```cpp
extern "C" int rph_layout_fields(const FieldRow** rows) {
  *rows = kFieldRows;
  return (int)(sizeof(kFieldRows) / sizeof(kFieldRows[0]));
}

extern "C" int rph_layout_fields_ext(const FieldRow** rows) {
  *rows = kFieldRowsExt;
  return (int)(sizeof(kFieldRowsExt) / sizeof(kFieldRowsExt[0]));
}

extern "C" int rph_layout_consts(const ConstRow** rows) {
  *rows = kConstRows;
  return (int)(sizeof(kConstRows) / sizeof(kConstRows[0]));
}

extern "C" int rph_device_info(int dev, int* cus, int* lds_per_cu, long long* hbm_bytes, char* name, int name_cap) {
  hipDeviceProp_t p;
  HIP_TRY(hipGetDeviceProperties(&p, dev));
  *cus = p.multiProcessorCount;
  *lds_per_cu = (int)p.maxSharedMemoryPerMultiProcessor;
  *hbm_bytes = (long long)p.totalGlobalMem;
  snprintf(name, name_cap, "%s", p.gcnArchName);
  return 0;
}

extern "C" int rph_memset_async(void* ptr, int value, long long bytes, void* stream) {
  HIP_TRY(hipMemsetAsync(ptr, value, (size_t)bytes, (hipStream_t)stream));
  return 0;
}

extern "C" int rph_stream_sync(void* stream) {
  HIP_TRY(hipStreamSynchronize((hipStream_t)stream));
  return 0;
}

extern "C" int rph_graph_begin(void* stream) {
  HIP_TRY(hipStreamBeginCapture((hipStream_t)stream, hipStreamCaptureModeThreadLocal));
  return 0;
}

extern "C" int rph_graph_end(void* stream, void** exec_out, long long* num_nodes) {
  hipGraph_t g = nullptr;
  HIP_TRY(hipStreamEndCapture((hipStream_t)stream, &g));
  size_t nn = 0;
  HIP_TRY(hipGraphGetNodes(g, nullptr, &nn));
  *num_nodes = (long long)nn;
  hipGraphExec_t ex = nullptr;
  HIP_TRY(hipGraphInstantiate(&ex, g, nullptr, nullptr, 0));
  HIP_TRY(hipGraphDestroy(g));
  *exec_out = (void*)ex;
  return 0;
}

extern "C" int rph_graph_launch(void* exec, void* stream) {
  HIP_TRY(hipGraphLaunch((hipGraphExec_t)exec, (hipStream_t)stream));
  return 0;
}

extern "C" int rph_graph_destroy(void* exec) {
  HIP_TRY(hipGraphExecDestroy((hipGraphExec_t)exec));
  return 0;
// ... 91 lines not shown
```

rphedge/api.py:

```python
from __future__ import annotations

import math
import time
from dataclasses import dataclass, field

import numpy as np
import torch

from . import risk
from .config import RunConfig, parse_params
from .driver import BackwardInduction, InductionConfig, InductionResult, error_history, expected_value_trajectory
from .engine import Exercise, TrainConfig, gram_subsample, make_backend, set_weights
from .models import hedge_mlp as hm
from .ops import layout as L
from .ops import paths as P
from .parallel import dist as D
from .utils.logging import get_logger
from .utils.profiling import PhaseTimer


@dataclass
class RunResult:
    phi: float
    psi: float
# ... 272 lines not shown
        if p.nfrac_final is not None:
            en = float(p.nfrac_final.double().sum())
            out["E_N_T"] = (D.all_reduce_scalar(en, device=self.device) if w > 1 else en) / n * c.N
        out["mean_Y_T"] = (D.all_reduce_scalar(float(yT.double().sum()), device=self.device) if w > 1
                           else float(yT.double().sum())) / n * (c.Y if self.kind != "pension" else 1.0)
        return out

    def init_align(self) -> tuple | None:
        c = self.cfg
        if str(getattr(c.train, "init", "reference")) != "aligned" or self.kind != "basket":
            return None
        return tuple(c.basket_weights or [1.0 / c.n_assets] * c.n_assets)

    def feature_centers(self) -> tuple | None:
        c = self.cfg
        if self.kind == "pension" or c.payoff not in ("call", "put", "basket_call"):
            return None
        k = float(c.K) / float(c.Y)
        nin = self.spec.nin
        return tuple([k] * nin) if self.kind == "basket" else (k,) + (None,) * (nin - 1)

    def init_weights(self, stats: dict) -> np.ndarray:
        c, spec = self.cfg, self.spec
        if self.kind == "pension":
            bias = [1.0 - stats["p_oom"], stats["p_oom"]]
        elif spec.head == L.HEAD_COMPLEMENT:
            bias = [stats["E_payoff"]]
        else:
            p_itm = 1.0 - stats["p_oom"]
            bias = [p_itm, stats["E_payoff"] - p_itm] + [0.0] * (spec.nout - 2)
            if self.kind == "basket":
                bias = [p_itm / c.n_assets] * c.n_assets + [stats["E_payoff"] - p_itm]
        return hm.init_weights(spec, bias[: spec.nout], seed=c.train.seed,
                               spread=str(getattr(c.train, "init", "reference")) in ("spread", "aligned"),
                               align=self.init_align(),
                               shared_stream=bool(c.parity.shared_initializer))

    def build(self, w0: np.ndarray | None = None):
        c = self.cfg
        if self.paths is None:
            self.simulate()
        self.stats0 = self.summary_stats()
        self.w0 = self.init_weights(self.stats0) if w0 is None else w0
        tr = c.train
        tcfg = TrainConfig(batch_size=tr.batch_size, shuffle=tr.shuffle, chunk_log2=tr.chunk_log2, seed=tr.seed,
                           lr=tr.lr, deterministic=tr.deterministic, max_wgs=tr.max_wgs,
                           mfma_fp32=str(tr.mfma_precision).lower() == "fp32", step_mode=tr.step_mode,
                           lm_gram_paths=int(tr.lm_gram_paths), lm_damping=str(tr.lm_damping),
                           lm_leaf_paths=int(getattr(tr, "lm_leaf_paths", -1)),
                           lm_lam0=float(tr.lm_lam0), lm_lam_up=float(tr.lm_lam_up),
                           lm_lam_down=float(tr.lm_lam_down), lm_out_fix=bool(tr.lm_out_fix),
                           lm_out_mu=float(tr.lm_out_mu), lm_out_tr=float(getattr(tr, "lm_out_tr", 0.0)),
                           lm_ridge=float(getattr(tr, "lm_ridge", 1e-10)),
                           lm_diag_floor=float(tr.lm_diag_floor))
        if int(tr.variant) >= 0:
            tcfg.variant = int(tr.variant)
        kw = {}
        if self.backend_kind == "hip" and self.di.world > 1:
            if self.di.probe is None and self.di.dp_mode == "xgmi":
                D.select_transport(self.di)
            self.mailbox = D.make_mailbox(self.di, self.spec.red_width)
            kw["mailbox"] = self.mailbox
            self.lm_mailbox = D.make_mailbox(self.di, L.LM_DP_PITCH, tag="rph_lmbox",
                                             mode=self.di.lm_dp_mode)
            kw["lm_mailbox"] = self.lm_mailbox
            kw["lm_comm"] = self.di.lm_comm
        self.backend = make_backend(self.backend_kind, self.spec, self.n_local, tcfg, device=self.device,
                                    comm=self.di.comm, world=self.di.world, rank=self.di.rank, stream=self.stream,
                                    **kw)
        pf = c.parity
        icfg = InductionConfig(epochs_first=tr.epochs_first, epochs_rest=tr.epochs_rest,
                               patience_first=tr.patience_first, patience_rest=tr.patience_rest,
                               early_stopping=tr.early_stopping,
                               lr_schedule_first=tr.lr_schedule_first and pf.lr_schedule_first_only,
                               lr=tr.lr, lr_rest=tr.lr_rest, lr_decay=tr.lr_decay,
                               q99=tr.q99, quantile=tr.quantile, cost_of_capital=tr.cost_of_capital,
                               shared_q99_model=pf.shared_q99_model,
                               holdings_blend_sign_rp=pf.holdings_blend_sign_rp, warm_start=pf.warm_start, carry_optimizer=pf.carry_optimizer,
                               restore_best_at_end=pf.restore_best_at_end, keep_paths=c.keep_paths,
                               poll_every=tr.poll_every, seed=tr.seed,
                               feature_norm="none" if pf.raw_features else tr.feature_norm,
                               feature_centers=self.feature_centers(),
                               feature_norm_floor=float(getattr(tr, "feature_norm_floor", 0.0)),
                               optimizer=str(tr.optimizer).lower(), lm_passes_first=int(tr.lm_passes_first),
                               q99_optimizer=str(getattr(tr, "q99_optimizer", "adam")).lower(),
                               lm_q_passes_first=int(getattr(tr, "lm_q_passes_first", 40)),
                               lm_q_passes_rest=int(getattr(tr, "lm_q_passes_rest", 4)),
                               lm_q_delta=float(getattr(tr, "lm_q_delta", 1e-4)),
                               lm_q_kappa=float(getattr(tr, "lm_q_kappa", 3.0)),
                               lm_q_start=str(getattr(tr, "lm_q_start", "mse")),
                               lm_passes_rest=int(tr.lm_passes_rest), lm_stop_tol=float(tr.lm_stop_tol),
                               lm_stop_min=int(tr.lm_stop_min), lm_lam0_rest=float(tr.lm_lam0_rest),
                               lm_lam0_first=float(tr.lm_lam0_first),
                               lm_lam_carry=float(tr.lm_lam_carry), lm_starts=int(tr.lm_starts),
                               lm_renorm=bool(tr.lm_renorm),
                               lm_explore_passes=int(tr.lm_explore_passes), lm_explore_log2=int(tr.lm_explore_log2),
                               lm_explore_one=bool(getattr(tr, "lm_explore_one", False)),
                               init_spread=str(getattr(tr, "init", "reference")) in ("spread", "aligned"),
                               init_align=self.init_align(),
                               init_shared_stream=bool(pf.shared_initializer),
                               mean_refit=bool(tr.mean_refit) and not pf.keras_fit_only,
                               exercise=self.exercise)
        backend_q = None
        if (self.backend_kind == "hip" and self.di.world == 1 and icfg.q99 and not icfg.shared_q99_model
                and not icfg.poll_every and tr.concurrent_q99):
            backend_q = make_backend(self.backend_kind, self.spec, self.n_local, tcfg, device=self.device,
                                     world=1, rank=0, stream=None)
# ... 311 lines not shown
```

Work instruction:
Copy each line from the entries above that has the word "lines" in it.

Output for this task:
// ... 91 lines not shown
# ... 272 lines not shown
# ... 311 lines not shown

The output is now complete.